■ The task ■
Among the entries below, one line contains "[[maybe_unused]] unsigned long" and another contains "const half_t* Wlo = (const". Transcribe those two lines and every line between them, exactly.

# # # #

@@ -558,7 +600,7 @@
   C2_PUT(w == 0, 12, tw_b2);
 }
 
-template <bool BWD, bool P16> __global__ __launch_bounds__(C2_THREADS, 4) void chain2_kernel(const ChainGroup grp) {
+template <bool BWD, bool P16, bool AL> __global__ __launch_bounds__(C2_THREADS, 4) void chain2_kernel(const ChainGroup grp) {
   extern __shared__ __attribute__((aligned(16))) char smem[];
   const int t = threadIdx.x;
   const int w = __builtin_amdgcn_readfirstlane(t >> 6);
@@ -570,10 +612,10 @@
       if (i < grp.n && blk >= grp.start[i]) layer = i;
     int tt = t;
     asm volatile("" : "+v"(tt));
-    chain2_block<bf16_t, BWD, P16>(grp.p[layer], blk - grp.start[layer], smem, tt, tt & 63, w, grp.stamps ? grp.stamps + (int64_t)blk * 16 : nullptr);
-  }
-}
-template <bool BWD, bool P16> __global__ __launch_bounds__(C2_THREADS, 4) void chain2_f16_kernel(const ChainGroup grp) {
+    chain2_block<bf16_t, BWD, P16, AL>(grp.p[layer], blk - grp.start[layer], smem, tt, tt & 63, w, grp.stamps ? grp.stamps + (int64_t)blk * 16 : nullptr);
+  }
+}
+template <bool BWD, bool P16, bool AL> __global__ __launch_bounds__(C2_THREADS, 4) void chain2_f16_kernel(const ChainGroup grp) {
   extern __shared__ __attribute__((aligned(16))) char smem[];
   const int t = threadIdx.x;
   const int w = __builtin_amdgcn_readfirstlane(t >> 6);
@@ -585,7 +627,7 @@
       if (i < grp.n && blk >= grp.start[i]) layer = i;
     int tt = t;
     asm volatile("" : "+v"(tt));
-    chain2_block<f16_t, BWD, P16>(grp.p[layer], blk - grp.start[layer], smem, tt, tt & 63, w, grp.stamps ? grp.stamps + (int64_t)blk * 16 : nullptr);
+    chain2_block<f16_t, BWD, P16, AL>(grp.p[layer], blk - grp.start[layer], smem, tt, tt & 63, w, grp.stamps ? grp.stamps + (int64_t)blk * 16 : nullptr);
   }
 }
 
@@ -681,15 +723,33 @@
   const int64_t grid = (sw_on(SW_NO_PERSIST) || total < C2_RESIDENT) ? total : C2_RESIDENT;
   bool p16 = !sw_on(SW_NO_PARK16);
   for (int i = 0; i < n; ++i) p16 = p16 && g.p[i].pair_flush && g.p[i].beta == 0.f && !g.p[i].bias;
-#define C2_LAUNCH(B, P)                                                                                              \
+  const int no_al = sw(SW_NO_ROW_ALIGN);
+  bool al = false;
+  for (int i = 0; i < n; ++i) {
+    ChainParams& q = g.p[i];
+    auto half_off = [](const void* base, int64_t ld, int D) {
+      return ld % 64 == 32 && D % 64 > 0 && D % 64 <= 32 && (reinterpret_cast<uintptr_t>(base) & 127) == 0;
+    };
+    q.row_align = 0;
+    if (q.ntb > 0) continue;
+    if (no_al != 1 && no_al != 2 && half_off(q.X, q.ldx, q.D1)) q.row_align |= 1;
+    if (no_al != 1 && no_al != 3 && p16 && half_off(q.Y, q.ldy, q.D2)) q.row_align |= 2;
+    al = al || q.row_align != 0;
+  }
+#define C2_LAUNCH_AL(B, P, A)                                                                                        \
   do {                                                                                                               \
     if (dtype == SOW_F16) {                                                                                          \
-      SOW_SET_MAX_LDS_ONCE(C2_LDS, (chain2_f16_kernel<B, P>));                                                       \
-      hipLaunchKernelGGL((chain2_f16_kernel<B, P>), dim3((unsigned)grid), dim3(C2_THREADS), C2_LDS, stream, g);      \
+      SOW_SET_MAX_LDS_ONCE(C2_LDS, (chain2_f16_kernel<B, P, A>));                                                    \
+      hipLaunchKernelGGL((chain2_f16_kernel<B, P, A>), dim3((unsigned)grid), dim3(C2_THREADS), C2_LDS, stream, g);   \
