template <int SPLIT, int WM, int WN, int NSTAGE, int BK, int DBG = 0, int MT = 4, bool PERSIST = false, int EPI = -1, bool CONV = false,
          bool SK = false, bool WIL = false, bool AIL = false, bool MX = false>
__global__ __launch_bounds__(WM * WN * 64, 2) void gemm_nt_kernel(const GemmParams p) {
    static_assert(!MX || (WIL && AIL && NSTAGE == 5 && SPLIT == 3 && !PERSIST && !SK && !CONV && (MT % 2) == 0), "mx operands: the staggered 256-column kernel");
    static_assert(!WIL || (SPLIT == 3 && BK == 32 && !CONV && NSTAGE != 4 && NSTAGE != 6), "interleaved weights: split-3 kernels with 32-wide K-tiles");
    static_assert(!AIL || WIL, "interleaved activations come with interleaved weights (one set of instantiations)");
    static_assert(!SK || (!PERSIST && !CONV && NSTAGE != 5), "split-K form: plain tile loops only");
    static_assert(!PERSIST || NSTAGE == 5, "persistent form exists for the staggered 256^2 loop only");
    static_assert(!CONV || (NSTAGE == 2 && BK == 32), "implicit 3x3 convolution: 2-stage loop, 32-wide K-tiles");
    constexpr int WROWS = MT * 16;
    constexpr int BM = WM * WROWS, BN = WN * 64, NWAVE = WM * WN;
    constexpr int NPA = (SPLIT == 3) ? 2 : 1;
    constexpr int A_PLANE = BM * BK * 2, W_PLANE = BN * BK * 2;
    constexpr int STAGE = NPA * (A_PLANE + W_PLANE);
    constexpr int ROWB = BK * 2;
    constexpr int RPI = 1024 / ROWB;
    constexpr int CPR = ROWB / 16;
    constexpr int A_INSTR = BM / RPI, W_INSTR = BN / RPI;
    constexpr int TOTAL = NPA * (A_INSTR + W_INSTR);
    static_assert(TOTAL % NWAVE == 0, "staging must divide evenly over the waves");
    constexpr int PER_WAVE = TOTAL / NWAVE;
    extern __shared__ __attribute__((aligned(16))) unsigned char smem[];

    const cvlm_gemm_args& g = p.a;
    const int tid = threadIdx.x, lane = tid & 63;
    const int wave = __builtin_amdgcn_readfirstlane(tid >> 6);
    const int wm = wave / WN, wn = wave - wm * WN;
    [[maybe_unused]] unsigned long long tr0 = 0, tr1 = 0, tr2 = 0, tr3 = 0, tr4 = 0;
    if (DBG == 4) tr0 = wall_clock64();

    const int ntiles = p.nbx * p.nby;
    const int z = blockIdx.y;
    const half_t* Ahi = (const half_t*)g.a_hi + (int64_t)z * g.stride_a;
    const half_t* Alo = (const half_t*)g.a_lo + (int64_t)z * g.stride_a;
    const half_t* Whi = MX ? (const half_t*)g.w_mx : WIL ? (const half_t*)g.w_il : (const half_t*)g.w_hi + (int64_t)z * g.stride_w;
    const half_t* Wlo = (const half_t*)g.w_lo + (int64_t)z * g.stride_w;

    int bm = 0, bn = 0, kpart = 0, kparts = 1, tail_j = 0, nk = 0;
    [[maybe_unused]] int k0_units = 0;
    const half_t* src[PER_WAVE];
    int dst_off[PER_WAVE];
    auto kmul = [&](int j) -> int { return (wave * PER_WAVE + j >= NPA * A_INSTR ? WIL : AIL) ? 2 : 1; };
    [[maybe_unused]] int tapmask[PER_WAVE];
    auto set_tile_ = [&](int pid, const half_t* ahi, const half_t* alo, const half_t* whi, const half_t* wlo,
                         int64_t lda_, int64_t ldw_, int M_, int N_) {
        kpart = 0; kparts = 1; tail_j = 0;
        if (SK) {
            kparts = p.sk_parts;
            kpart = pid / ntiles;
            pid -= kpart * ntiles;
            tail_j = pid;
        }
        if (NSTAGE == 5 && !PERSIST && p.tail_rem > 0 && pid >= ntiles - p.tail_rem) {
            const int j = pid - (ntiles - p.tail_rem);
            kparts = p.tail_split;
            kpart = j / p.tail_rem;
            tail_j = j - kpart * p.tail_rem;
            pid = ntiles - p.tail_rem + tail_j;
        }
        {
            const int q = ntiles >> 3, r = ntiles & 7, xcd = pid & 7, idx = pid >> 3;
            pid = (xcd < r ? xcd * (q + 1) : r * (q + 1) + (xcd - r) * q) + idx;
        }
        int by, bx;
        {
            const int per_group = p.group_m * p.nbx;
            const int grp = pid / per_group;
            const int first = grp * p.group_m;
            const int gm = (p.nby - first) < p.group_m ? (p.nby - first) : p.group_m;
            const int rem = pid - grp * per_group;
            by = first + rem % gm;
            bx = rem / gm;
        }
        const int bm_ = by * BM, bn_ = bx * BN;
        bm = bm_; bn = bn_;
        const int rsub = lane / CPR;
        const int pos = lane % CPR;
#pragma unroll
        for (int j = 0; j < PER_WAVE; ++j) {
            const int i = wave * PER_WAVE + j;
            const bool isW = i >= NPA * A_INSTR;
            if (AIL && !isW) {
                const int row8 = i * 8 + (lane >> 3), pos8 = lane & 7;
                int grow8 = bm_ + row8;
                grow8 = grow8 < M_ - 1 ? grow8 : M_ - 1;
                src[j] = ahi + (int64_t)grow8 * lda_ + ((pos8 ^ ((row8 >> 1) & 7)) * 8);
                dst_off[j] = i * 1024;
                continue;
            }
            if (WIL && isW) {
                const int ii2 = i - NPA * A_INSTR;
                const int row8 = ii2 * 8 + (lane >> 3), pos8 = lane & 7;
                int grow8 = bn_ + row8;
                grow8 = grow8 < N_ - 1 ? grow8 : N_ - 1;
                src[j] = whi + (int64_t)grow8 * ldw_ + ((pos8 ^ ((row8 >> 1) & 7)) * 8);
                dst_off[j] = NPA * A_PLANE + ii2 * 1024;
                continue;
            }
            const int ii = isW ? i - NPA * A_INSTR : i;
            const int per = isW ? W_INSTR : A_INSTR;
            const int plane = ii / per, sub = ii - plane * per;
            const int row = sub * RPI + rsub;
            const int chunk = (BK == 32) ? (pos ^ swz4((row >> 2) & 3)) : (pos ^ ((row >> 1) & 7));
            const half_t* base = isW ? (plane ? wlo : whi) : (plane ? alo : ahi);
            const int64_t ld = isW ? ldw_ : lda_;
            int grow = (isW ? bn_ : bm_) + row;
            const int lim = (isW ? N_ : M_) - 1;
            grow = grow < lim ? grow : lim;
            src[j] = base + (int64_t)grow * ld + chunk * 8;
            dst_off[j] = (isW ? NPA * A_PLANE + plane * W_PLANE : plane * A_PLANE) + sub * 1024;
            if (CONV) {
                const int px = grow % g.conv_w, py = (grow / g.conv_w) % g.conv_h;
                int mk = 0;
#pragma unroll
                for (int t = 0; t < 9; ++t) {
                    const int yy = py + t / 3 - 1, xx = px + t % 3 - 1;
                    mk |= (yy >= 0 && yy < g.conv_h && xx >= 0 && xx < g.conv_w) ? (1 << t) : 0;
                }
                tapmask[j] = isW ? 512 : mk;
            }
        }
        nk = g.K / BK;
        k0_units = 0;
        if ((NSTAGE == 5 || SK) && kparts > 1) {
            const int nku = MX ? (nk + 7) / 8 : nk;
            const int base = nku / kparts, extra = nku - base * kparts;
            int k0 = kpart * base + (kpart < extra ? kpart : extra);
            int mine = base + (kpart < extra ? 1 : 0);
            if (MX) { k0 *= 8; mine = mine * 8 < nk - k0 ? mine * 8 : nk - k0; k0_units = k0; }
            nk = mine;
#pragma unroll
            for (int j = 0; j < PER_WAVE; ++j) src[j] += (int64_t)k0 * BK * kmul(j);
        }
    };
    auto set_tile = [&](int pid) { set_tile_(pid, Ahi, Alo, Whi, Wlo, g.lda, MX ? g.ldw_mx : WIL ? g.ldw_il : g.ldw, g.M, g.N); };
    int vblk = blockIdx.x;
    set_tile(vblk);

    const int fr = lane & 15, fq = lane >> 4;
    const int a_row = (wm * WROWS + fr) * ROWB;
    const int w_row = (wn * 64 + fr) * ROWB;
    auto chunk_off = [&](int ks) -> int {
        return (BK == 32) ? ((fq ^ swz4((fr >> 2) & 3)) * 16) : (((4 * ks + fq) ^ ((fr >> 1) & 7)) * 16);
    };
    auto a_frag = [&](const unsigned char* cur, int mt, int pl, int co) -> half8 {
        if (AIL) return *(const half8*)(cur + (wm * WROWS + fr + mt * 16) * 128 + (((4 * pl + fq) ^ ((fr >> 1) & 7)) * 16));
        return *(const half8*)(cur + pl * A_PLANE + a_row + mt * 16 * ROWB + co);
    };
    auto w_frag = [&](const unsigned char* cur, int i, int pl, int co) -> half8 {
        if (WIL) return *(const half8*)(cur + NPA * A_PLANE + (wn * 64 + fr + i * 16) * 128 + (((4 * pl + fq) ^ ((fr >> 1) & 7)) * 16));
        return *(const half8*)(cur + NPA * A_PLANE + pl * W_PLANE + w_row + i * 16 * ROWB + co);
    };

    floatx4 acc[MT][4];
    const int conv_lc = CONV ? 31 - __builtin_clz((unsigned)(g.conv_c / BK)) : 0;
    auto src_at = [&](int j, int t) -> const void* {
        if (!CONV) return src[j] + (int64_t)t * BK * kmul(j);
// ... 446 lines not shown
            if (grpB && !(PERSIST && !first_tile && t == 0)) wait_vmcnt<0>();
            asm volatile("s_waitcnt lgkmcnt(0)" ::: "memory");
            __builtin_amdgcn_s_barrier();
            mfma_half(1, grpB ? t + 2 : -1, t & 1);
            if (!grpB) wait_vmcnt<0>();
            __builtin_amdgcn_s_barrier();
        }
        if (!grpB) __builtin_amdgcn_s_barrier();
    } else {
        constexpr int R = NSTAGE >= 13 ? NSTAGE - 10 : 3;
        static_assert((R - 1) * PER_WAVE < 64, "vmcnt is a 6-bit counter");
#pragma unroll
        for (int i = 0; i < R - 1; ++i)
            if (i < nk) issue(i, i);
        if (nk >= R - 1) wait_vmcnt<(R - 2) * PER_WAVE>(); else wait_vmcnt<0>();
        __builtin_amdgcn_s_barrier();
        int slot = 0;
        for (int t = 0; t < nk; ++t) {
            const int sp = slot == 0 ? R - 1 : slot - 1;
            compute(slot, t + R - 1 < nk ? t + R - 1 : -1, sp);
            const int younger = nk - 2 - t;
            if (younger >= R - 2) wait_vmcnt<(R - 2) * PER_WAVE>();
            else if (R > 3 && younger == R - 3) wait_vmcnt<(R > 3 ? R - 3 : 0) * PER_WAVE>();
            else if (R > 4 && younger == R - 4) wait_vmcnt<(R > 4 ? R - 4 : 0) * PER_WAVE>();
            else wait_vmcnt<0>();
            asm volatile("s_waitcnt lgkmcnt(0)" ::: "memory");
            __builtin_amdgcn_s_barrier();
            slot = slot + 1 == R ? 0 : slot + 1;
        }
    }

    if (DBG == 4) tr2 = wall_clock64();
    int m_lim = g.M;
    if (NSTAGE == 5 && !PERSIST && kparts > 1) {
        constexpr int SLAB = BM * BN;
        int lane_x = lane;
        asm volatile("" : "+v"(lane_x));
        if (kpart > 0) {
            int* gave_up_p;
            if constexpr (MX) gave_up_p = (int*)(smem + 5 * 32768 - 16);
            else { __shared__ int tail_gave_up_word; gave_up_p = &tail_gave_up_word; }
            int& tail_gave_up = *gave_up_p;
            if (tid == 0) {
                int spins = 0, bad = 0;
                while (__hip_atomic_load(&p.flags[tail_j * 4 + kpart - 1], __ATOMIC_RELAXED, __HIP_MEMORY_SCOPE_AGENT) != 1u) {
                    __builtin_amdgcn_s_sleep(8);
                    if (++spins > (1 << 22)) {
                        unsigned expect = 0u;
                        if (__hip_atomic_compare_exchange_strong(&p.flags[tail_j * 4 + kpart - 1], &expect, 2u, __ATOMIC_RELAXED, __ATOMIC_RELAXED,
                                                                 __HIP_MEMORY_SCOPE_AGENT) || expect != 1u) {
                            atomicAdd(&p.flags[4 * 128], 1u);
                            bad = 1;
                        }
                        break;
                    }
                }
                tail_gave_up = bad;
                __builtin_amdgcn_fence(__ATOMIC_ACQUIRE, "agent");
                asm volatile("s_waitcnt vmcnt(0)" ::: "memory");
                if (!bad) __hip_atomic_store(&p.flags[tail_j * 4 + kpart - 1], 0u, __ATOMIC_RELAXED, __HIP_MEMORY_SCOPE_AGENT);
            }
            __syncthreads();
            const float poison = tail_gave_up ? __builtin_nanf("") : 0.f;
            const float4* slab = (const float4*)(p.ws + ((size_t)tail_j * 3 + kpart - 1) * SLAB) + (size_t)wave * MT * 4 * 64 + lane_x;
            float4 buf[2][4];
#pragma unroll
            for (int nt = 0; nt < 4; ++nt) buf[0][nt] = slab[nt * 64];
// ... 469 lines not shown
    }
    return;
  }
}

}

# # # #

■ Exercise answer ■
    [[maybe_unused]] unsigned long long tr0 = 0, tr1 = 0, tr2 = 0, tr3 = 0, tr4 = 0;
    if (DBG == 4) tr0 = wall_clock64();

    const int ntiles = p.nbx * p.nby;
    const int z = blockIdx.y;
    const half_t* Ahi = (const half_t*)g.a_hi + (int64_t)z * g.stride_a;
    const half_t* Alo = (const half_t*)g.a_lo + (int64_t)z * g.stride_a;
    const half_t* Whi = MX ? (const half_t*)g.w_mx : WIL ? (const half_t*)g.w_il : (const half_t*)g.w_hi + (int64_t)z * g.stride_w;
    const half_t* Wlo = (const half_t*)g.w_lo + (int64_t)z * g.stride_w;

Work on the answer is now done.